虽然这缕反馈能量极其微弱,对于现在的龙珠和他的修为而言,几乎是杯水车薪。
但其像征意义远大于实际价值。
这是一条活水,一个证明,预示着未来将有更多、更磅礴的能量从各个被征服、被影响的世界汇聚而来。
他尝试着将心神更深入地探向那个光点,想要获取更清淅的信息。但距离太过遥远,且是单向的被动接收,他无法看到具体发生了什么。
只能模糊地感知到,那缕回响中蕴含的‘坚毅’、‘破局’以及一丝‘希望’,乃至‘寄托’。
“是凭借那些练兵法在军中站稳了脚跟?还是利用农具或炼铁术获得了赏识?”嬴政推测着。
无论如何,这是一个良好的开端。
他收敛心神,不再纠结于具体细节。
为君者,只需把握大势,确定方向,具体的执行,自有臣子与棋子去完成。
他只需要确保,这些执行者始终在他的掌控之下,并且他们的成功,最终都会反哺于他,反哺于大秦。

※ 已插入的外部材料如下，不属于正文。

void free_seg_buffers(ygg_gbt* h) {
  dev_free(h->d_hseg); dev_free(h->d_hseg_blk); dev_free(h->d_hseg_off); dev_free(h->d_hseg_piece); dev_free(h->d_hseg_meta);
  dev_free(h->d_hseg_temp);
  h->d_hseg = nullptr; h->d_hseg_blk = nullptr; h->d_hseg_off = nullptr; h->d_hseg_piece = nullptr; h->d_hseg_meta = nullptr;
  h->d_hseg_temp = nullptr;
  h->hseg_temp_bytes = 0;
}
int ensure_seg_buffers(ygg_gbt* h) {
  if (h->d_hseg_temp != nullptr) return YGG_OK;
  const size_t ranges = static_cast<size_t>(kSegMaxSlots) * h->n_blocks;
  auto alloc_all = [&]() -> int {
    YGG_RETURN_IF_ERROR(dev_alloc(&h->d_hseg, static_cast<size_t>(h->ds->n_pad)));
    YGG_RETURN_IF_ERROR(dev_alloc(&h->d_hseg_blk, ranges));
    YGG_RETURN_IF_ERROR(dev_alloc(&h->d_hseg_off, ranges + 1));
    YGG_RETURN_IF_ERROR(dev_alloc(&h->d_hseg_piece, ranges + 1));
    YGG_RETURN_IF_ERROR(dev_alloc(&h->d_hseg_meta, 4));
    size_t temp_bytes = 0;
    YGG_CUDA(cub::DeviceScan::InclusiveSum(nullptr, temp_bytes, h->d_hseg_blk, h->d_hseg_blk, static_cast<int>(ranges)));
    char* temp = nullptr;
    YGG_RETURN_IF_ERROR(dev_alloc(&temp, temp_bytes));
    h->hseg_temp_bytes = temp_bytes;
    h->d_hseg_temp = temp;
    return YGG_OK;
  };
  const int st = alloc_all();
  if (st != YGG_OK) free_seg_buffers(h);
  return st;
}

int launch_hist_seg(ygg_gbt* h, int l, const LevelBuf& lb, const LevelDesc* levels, const HistLaunch& pl) {
  ygg_dataset* ds = h->ds;
  YGG_RETURN_IF_ERROR(ensure_bins_rows(ds));
  YGG_RETURN_IF_ERROR(ensure_seg_buffers(h));
  const int f_count = h->hist_f_end - h->hist_f_begin;
  const int n_chunks = (h->n_blocks + pl.chunk - 1) / pl.chunk;
  const int fpl = seg_lane_features(pl.SL, f_count);
  const int n_fg = seg_feature_groups(pl.SL, fpl, h->hist_f_begin, f_count);
  const int target_pieces = std::max(1, (kSegItemsPerCta * pl.grid + n_fg - 1) / n_fg);
  k_seg_count<<<std::min(h->n_blocks, ds->num_sms * 8), 256, 0, h->stream>>>(h->d_act, h->d_act_count, h->n_blocks, pl.S,
                                                                               levels, l, h->d_hseg_blk);
  YGG_RETURN_IF_ERROR(check_launch("k_seg_count"));
  YGG_CUDA(cub::DeviceScan::InclusiveSum(h->d_hseg_temp, h->hseg_temp_bytes, h->d_hseg_blk, h->d_hseg_blk, pl.S * h->n_blocks,
                                         h->stream));
  k_seg_ranges<<<1, kSegScanThreads, 0, h->stream>>>(h->d_hseg_blk, pl.S, h->n_blocks, pl.chunk, n_chunks, target_pieces,
                                                     h->d_hseg_off, h->d_hseg_piece, h->d_hseg_meta);
  YGG_RETURN_IF_ERROR(check_launch("k_seg_ranges"));
  k_seg_scatter<<<std::min(h->n_blocks, ds->num_sms * 8), 256, 0, h->stream>>>(h->d_act, h->d_act_count, h->n_blocks, pl.S, levels, l,
                                                               h->d_hseg_blk, h->d_hseg);
  YGG_RETURN_IF_ERROR(check_launch("k_seg_scatter"));
  SegParams sp{};
  sp.rows = ds->d_bins_rows; sp.row_bytes = static_cast<uint32_t>(seg_row_bytes(ds->F));
  sp.seg = h->d_hseg; sp.seg_off = h->d_hseg_off; sp.piece_start = h->d_hseg_piece; sp.meta = h->d_hseg_meta;
  sp.n_ranges = pl.S * n_chunks; sp.n_chunks = n_chunks;
  sp.f_begin = h->hist_f_begin; sp.f_count = f_count;
  sp.hist_sum = lb.sum; sp.hist_cnt = lb.cnt;
  sp.f_chunk = lb.f_chunk; sp.chunk_stride = static_cast<long long>(lb.chunk_u64);
  const size_t smem = seg_smem_bytes(pl.SL * fpl);
  if (fpl == 2) k_hist_seg<32, 2><<<pl.grid, kSegThreads, smem, h->stream>>>(sp);
  else if (pl.SL == 32) k_hist_seg<32, 1><<<pl.grid, kSegThreads, smem, h->stream>>>(sp);
  else if (pl.SL == 16) k_hist_seg<16, 1><<<pl.grid, kSegThreads, smem, h->stream>>>(sp);
  else k_hist_seg<8, 1><<<pl.grid, kSegThreads, smem, h->stream>>>(sp);
  h->launches_total += 5;
  return check_launch("k_hist_seg");
}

龙珠的这次异动,象是一剂强心针,让他对未来的诸天战略更加笃定。
他回到案几前,重新拿起刻刀,开始批阅那些关乎大秦国计的竹简。
他的动作沉稳而有力,目光锐利如鹰。
主世界的改革与诸天的布局,如同车之两轮,鸟之双翼,必须并驾齐驱。
经济之剑已开始铸造,而来自异世界的第一次能量反馈,也预示着征伐之剑,即将在更广阔的天地间出鞘。
咸阳宫外,天色大亮,新的一天已然开始。
而嬴政知道,属于他,属于仙秦的全新纪元,也正在这日复一日的政务、一次次的改革与一次次跨越世界的落子中,悄然加速降临。
他的征途,是星辰大海,是万界归一。
而这,仅仅是波澜壮阔的史诗,翻开的第二页。